**** Supplied material ****

template <int LD, int ROWS>
__global__ void __launch_bounds__(kRowThreads) row_w_kernel(const double* __restrict__ own,
                                                            const double* __restrict__ pw,
                                                            double* __restrict__ W, int M, int RNB) {
  extern __shared__ __align__(32) unsigned char smem_raw[];
  double* Ps = reinterpret_cast<double*>(smem_raw);
  const int run = blockIdx.y;
  {
    const double2* src = reinterpret_cast<const double2*>(pw + (size_t)run * LD * RNB);
    double2* dst = reinterpret_cast<double2*>(Ps);
    for (int t = threadIdx.x; t < (LD * RNB) >> 1; t += kRowThreads) dst[t] = __ldg(src + t);
  }
  __syncthreads();
  const double* own_run = own + (size_t)run * M * LD;
  double* w_run = W + (size_t)run * M * RNB;
  for (int m0 = blockIdx.x * (kRowThreads * ROWS) + threadIdx.x; m0 < M; m0 += gridDim.x * (kRowThreads * ROWS)) {
    double o[ROWS][LD];
    int mr[ROWS];
#pragma unroll
    for (int j = 0; j < ROWS; ++j) {
      mr[j] = m0 + j * kRowThreads;
      const int mc = mr[j] < M ? mr[j] : m0;
#pragma unroll
      for (int c = 0; c < LD / 4; ++c) {
        const double4_t v = ldg256(own_run + (size_t)mc * LD + 4 * c);
        o[j][4 * c] = v.x; o[j][4 * c + 1] = v.y; o[j][4 * c + 2] = v.z; o[j][4 * c + 3] = v.w;
      }
    }
    for (int ob = 0; ob < RNB; ob += 4) {
      double4_t acc[ROWS];
#pragma unroll
      for (int j = 0; j < ROWS; ++j) acc[j] = double4_t{0.0, 0.0, 0.0, 0.0};
#pragma unroll
      for (int a = 0; a < LD; ++a) {
        const double4_t p = lds32(Ps + a * RNB + ob);
#pragma unroll
        for (int j = 0; j < ROWS; ++j) {
          acc[j].x = fma(o[j][a], p.x, acc[j].x); acc[j].y = fma(o[j][a], p.y, acc[j].y);
          acc[j].z = fma(o[j][a], p.z, acc[j].z); acc[j].w = fma(o[j][a], p.w, acc[j].w);
        }
      }
#pragma unroll
      for (int j = 0; j < ROWS; ++j)
        if (mr[j] < M) stg256(w_run + (size_t)mr[j] * RNB + ob, acc[j]);
    }
  }
}

template <int LD, int ROWS, int PF>
__global__ void __launch_bounds__(kRowThreads) row_n_kernel(const double* __restrict__ G,
                                                            const double* __restrict__ pn,
                                                            const double* __restrict__ own,
                                                            const int32_t* __restrict__ deg,
                                                            double* __restrict__ out, int M, int RNB,
                                                            int normalize, const RowPublish pub) {
  extern __shared__ __align__(32) unsigned char smem_raw[];
  double* Ps = reinterpret_cast<double*>(smem_raw);
  const int run = blockIdx.y;
  double* pdst = nullptr;
  int pgs = 1, pj = 0;
  size_t pgrp = 0;
#pragma unroll
  for (int t = 0; t < 3; ++t) {
    if (pub.dst[t] != nullptr && run >= pub.gs[t] * pub.group0[t] && run < pub.gs[t] * (pub.group0[t] + pub.groups[t])) {
      pdst = pub.dst[t]; pgs = pub.gs[t]; pgrp = (size_t)(run / pub.gs[t]); pj = run % pub.gs[t];
    }
  }
  {
    const double2* src = reinterpret_cast<const double2*>(pn + (size_t)run * LD * RNB);
    double2* dst = reinterpret_cast<double2*>(Ps);
    for (int t = threadIdx.x; t < (LD * RNB) >> 1; t += kRowThreads) dst[t] = __ldg(src + t);
  }
  __syncthreads();
  const double* g_run = G + (size_t)run * M * RNB;
  const double* own_run = own + (size_t)run * M * LD;
  double* out_run = out + (size_t)run * M * LD;
  for (int m0 = blockIdx.x * (kRowThreads * ROWS) + threadIdx.x; m0 < M; m0 += gridDim.x * (kRowThreads * ROWS)) {
    double acc[ROWS][LD];
    int mr[ROWS];
    const double* grow[ROWS];
#pragma unroll
    for (int j = 0; j < ROWS; ++j) {
      mr[j] = m0 + j * kRowThreads;
      grow[j] = g_run + (size_t)(mr[j] < M ? mr[j] : m0) * RNB;
#pragma unroll
      for (int a = 0; a < LD; ++a) acc[j][a] = 0.0;
    }
    for (int ob0 = 0; ob0 < RNB; ob0 += 4 * PF) {
      double4_t gq[ROWS][PF];
#pragma unroll
      for (int j = 0; j < ROWS; ++j)
#pragma unroll
        for (int p = 0; p < PF; ++p) gq[j][p] = ldg256(grow[j] + ob0 + 4 * p);
#pragma unroll
      for (int p = 0; p < PF; ++p) {
        const int ob = ob0 + 4 * p;
        double gv[ROWS][4];
#pragma unroll
        for (int j = 0; j < ROWS; ++j) {
          gv[j][0] = gq[j][p].x; gv[j][1] = gq[j][p].y; gv[j][2] = gq[j][p].z; gv[j][3] = gq[j][p].w;
        }
#pragma unroll
        for (int i = 0; i < 4; ++i) {
#pragma unroll
          for (int c = 0; c < LD / 4; ++c) {
            const double4_t pv = lds32(Ps + (ob + i) * LD + 4 * c);
#pragma unroll
            for (int j = 0; j < ROWS; ++j) {
              acc[j][4 * c] = fma(gv[j][i], pv.x, acc[j][4 * c]);         acc[j][4 * c + 1] = fma(gv[j][i], pv.y, acc[j][4 * c + 1]);
              acc[j][4 * c + 2] = fma(gv[j][i], pv.z, acc[j][4 * c + 2]); acc[j][4 * c + 3] = fma(gv[j][i], pv.w, acc[j][4 * c + 3]);
            }
          }
        }
      }
    }
#pragma unroll
    for (int j = 0; j < ROWS; ++j) {
      if (mr[j] >= M) continue;
      double d = 1.0;
      if (normalize) d = (double)max(__ldg(deg + mr[j]), 1);
#pragma unroll
      for (int c = 0; c < LD / 4; ++c) {
        const double4_t ov = ldg256(own_run + (size_t)mr[j] * LD + 4 * c);
        double4_t v{acc[j][4 * c] * ov.x, acc[j][4 * c + 1] * ov.y, acc[j][4 * c + 2] * ov.z, acc[j][4 * c + 3] * ov.w};
        if (normalize) { v.x = v.x / d; v.y = v.y / d; v.z = v.z / d; v.w = v.w / d; }
        stg256(out_run + (size_t)mr[j] * LD + 4 * c, v);
        if (pdst) stg256(pdst + (((pgrp * pub.n_all + pub.row0 + mr[j]) * pgs + pj) * LD + 4 * c), v);
      }
    }
  }
}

****

◆ Aim of the task
In the listing above, find the line with "grow[j] = g_run" and the line with "for (int p = 0; p < PF; ++p) gq[j][p]", then reproduce both and every line between them exactly.

◆ Problem solution
      grow[j] = g_run + (size_t)(mr[j] < M ? mr[j] : m0) * RNB;
#pragma unroll
      for (int a = 0; a < LD; ++a) acc[j][a] = 0.0;
    }
    for (int ob0 = 0; ob0 < RNB; ob0 += 4 * PF) {
      double4_t gq[ROWS][PF];
#pragma unroll
      for (int j = 0; j < ROWS; ++j)
#pragma unroll
        for (int p = 0; p < PF; ++p) gq[j][p] = ldg256(grow[j] + ob0 + 4 * p);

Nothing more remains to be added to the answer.